# Puppy training in Orlando, Fl?



## cgpickering (May 2, 2011)

Hello all, We have a beautiful and cuddly 9 week old golden puppy. We'd like to start her in puppy classes after she gets her next set of booster shoots. We would prefer classes from a trainer that truly knows the golden retriever breed. Can anyone point us in the right direction? Thanks!


----------



## oakleysmommy (Feb 20, 2011)

I live in Clermont and i dont really know of anywhere but just wanted to say hello!!! we are training our puppy on our own he is now 14 weeks.


----------



## Door (Apr 2, 2010)

Click on this:


ODTC - Training Classes


----------



## Lexis Dad (Jan 26, 2011)

Hello from Kissimmee Welcome


----------



## cgpickering (May 2, 2011)

Thanks, all. We found a puppy class in Maitland. We're starting on Monday. I think she'll really enjoy it. She loves to learn and play!


----------



## Prada-Euge (May 28, 2011)

*Puppy training*

Hello I'm from Orlando, too.
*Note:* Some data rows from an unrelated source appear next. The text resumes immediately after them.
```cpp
template <int S, bool STATS>
__device__ __forceinline__ void wlds_epilogue(f32x4 (&acc)[S], const u32x2 (&pre_res)[S], const u32x2 (&pre_bnx)[S], int row0,
                                              int i, int g, int wid, int nb, int n_out, __amdgpu_buffer_rsrc_t rs_y,
                                              const void *__restrict__ res, const EpiArgs &ep, int part, f32x4 (*sred)[2][4],
                                              const float (*bnv)[WCH]) {
    const unsigned col = (unsigned)(nb * 16 + 4 * g);
    f32x4 st1 = {0.f, 0.f, 0.f, 0.f}, st2 = {0.f, 0.f, 0.f, 0.f};
    auto unpack = [](const u32x2 &v) {
        return (f32x4){__uint_as_float(v[0] << 16), __uint_as_float(v[0] & 0xffff0000u),
                       __uint_as_float(v[1] << 16), __uint_as_float(v[1] & 0xffff0000u)};
    };
#pragma unroll
    for (int s = 0; s < S; ++s) {
        const unsigned t = (unsigned)(row0 + s * 16 + i);
        const unsigned voff = t < (unsigned)n_out ? (t * (ep.y_ld ? ep.y_ld : (unsigned)WCH) + col) * 2u : OOB;
        f32x4 a = acc[s];
        if (res) a += unpack(pre_res[s]);
        u32x2 packed_out;
        packed_out[0] = (unsigned)f2bf(a[0]) | ((unsigned)f2bf(a[1]) << 16);
        packed_out[1] = (unsigned)f2bf(a[2]) | ((unsigned)f2bf(a[3]) << 16);
        if constexpr (STATS) {
            f32x4 v = unpack(packed_out);
            if (ep.bn_x) {
                const f32x4 xr = unpack(pre_bnx[s]);
                const f32x4 mu = *reinterpret_cast<const f32x4 *>(&bnv[0][col]);
                const f32x4 is = *reinterpret_cast<const f32x4 *>(&bnv[1][col]);
                const f32x4 xh = (xr - mu) * is;
                if (ep.bn_relu) {
                    const f32x4 ga = *reinterpret_cast<const f32x4 *>(&bnv[2][col]);
                    const f32x4 be = *reinterpret_cast<const f32x4 *>(&bnv[3][col]);
                    const f32x4 yv = xh * ga + be;
#pragma unroll
                    for (int q = 0; q < 4; ++q) v[q] = yv[q] > 0.f ? v[q] : 0.f;
                }
                st1 += v;
                st2 += v * xh;
            } else {
                st1 += v;
                st2 += v * v;
            }
        }
        __builtin_amdgcn_raw_buffer_store_b64(packed_out, rs_y, voff, 0, 0);
    }
    if constexpr (STATS) {
#pragma unroll
        for (int q = 0; q < 4; ++q) { st1[q] = row_sum16(st1[q]); st2[q] = row_sum16(st2[q]); }
        if (i == 15) { sred[wid][0][g] = st1; sred[wid][1][g] = st2; }
        doda_sync();
        if (wid == 0 && i == 15) {
            f32x4 a1 = sred[0][0][g], a2 = sred[0][1][g];
#pragma unroll
            for (int w = 1; w < 8; ++w) { a1 += sred[w][0][g]; a2 += sred[w][1][g]; }
            stats_emit(ep, (long long)part, WCH, col, a1, a2);
        }
        doda_sync();
    }
}

template <bool STATS>
__global__ __launch_bounds__(512) void conv_wlds48(const unsigned short *__restrict__ x, unsigned x_bytes,
                                                   const u32x4 *__restrict__ wp, const int32_t *__restrict__ tbl,
                                                   unsigned tbl_bytes, int ld, int n_out, void *__restrict__ y,
                                                   unsigned y_bytes, const void *__restrict__ res, const EpiArgs ep) {
    constexpr int S = 2, RW = 16 * S, TM = 8 * RW;
    extern __shared__ __attribute__((aligned(16))) unsigned char wl_raw[];
    u32x4 *wl = reinterpret_cast<u32x4 *>(wl_raw);
    __shared__ f32x4 sred[STATS ? 8 : 1][2][4];
    __shared__ __attribute__((aligned(16))) float bnv[4][WCH];

    const int tid = threadIdx.x, lane = tid & 63, wid = __builtin_amdgcn_readfirstlane(tid >> 6);
    const int i = lane & 15, g = lane >> 4;
    const __amdgpu_buffer_rsrc_t rs_x = __builtin_amdgcn_make_buffer_rsrc((void *)x, 0, x_bytes, 0x00020000);
    const __amdgpu_buffer_rsrc_t rs_t = __builtin_amdgcn_make_buffer_rsrc((void *)tbl, 0, tbl_bytes, 0x00020000);
    const __amdgpu_buffer_rsrc_t rs_y = __builtin_amdgcn_make_buffer_rsrc((void *)y, 0, y_bytes, 0x00020000);

    if constexpr (STATS) {
        if (ep.bn_x && tid < 4 * WCH) {
            const int v = tid / WCH, c = tid - v * WCH;
            const float *src = v == 0 ? ep.bn_mean : v == 1 ? ep.bn_invstd : v == 2 ? ep.bn_gamma : ep.bn_beta;
            bnv[v][c] = src ? src[c] : 0.f;
        }
    }
    const int n_tiles = (n_out + TM - 1) / TM;
    unsigned off[WK][S];
    auto load_table = [&](int tile) {
        const int row0 = tile * TM + wid * RW;
#pragma unroll
        for (int o = 0; o < WK; ++o)
#pragma unroll
            for (int s = 0; s < S; ++s) {
                const int t = row0 + s * 16 + i;
                const unsigned voff = t < n_out ? ((unsigned)o * (unsigned)ld + (unsigned)t) * 4u : OOB;
                off[o][s] = __builtin_amdgcn_raw_buffer_load_b32(rs_t, voff, 0, 0);
            }
    };
    {
        constexpr int NCP = (WK * WNB * W_SLOTS + 511) / 512;
        u32x4 tmp[NCP];
#pragma unroll
        for (int k = 0; k < NCP; ++k) {
            const int e = k * 512 + tid, ec = e < WK * WNB * W_SLOTS ? e : 0;
            const int slot = ec % W_SLOTS, onb = ec / W_SLOTS, nb = onb % WNB, o = onb / WNB;
            const int src = slot < 64 ? ((o * 2 + 0) * WNB + nb) * 64 + slot : ((o * 2 + 1) * WNB + nb) * 64 + (slot - 64);
            tmp[k] = wp[src];
        }
        load_table((int)blockIdx.x);
#pragma unroll
        for (int k = 0; k < NCP; ++k) {
            const int e = k * 512 + tid;
            if (e < WK * WNB * W_SLOTS) wl[e] = tmp[k];
        }
    }
    doda_sync();

    for (int tile = blockIdx.x; tile < n_tiles; tile += gridDim.x) {
        const int row0 = tile * TM + wid * RW;
        u32x2 pre_res[WNB][S], pre_bnx[WNB][S];
        {
            const unsigned rl = ep.res_ld ? ep.res_ld : (unsigned)WCH, bl = ep.bnx_ld ? ep.bnx_ld : (unsigned)WCH;
            const unsigned dense_bytes = (unsigned)n_out * (unsigned)WCH * 2u;
            const __amdgpu_buffer_rsrc_t rs_r = __builtin_amdgcn_make_buffer_rsrc(
                (void *)res, 0, ep.res_ld ? ((unsigned)(n_out - 1) * rl + (unsigned)WCH) * 2u : dense_bytes, 0x00020000);
            const __amdgpu_buffer_rsrc_t rs_b = __builtin_amdgcn_make_buffer_rsrc(
                (void *)ep.bn_x, 0, ep.bnx_ld ? ((unsigned)(n_out - 1) * bl + (unsigned)WCH) * 2u : dense_bytes, 0x00020000);
#pragma unroll
            for (int nb = 0; nb < WNB; ++nb)
#pragma unroll
                for (int s = 0; s < S; ++s) {
                    const unsigned t = (unsigned)(row0 + s * 16 + i);
                    const unsigned cc = (unsigned)(nb * 16 + 4 * g);
                    const unsigned voff = t < (unsigned)n_out ? (t * rl + cc) * 2u : OOB;
                    const unsigned voff_b = t < (unsigned)n_out ? (t * bl + cc) * 2u : OOB;
                    pre_res[nb][s] = __builtin_amdgcn_raw_buffer_load_b64(rs_r, res ? voff : OOB, 0, 0);
                    if constexpr (STATS) pre_bnx[nb][s] = __builtin_amdgcn_raw_buffer_load_b64(rs_b, ep.bn_x ? voff_b : OOB, 0, 0);
                    else pre_bnx[nb][s] = (u32x2){0u, 0u};
                }
        }
        if (tile != (int)blockIdx.x) load_table(tile);
#pragma unroll
        for (int o = 0; o < WK; ++o)
#pragma unroll
            for (int s = 0; s < S; ++s) {
                const int t = row0 + s * 16 + i;
                off[o][s] = (t < n_out && (int)off[o][s] >= 0) ? off[o][s] * (unsigned)(WCH * 2) : OOB;
            }

        f32x4 acc[WNB][S];
#pragma unroll
        for (int nb = 0; nb < WNB; ++nb)
#pragma unroll
            for (int s = 0; s < S; ++s) acc[nb][s] = (f32x4){0.f, 0.f, 0.f, 0.f};

        auto gather = [&](int u, u32x4 (&xa)[S]) {
            const int o = u >> 1, c = u & 1;
#pragma unroll
            for (int s = 0; s < S; ++s) {
                const unsigned base = off[o][s];
                const unsigned voff = (c == 0 || g < 2) && base != OOB ? base + (unsigned)(c * 64 + g * 16) : OOB;
                xa[s] = __builtin_amdgcn_raw_buffer_load_b128(rs_x, voff, 0, 0);
            }
        };
        constexpr int NUNIT = 2 * WK;
        constexpr int PD = 4;
        u32x4 xa[PD + 1][S];
#pragma unroll
        for (int u = 0; u < PD; ++u) gather(u, xa[u]);
#pragma unroll
        for (int u = 0; u < NUNIT; ++u) {
            if (u + PD < NUNIT) gather(u + PD, xa[(u + PD) % (PD + 1)]);
            const int o = u >> 1, c = u & 1;
            u32x4 wf[WNB];
#pragma unroll
            for (int nb = 0; nb < WNB; ++nb) {
                const u32x4 *frag = wl + (o * WNB + nb) * W_SLOTS;
                wf[nb] = c == 0 ? frag[lane] : (g < 2 ? frag[64 + lane] : (u32x4){0u, 0u, 0u, 0u});
            }
            __builtin_amdgcn_sched_barrier(0);
#pragma unroll
            for (int nb = 0; nb < WNB; ++nb)
#pragma unroll
                for (int s = 0; s < S; ++s) mma_bf16_k32(acc[nb][s], wf[nb], xa[u % (PD + 1)][s]);
            __builtin_amdgcn_sched_barrier(0);
        }
#pragma unroll
        for (int nb = 0; nb < WNB; ++nb)
            wlds_epilogue<S, STATS>(acc[nb], pre_res[nb], pre_bnx[nb], row0, i, g, wid, nb, n_out, rs_y, res, ep, tile, sred, bnv);
    }
}

}

int doda_wlds::launch(const GatherRoute &r, const GatherOperands &a, hipStream_t s) {
    static bool attr_done = false;
    if (!attr_done) {
        if (hipFuncSetAttribute((const void *)conv_wlds48<true>, hipFuncAttributeMaxDynamicSharedMemorySize, W_LDS_BYTES) != hipSuccess ||
            hipFuncSetAttribute((const void *)conv_wlds48<false>, hipFuncAttributeMaxDynamicSharedMemorySize, W_LDS_BYTES) != hipSuccess)
            return DODA_ERR_LAUNCH;
        attr_done = true;
    }
    with_bool(r.stats, [&](auto ST) {
        hipLaunchKernelGGL((conv_wlds48<decltype(ST)::value>), dim3(r.grid), dim3(r.block), W_LDS_BYTES, s, (const unsigned short *)a.x, r.x_bytes,
                           (const u32x4 *)a.wp, a.tbl, r.tbl_bytes, a.ld, a.n_out, a.y, r.y_bytes, a.res, a.ep);
    });
    return doda_check_launch();
}
```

I have a 8 week old puppy and I would like to know where in maintland? and if there where good?

Thanks


----------



## cgpickering (May 2, 2011)

Prada-Euge said:


> Hello I'm from Orlando, too. I have a 8 week old puppy and I would like to know where in maintland? and if there where good?
> 
> Thanks


Congrats on your new puppy! The class is with Best Paw Forward. They have a website with all of their info. Its a six week course, we haven't finished yet. Its ok so far. A lot of what we are learning I already knew, just from reading articles on training. I suppose the best part is the puppies get to socialize with one another. Good luck!


----------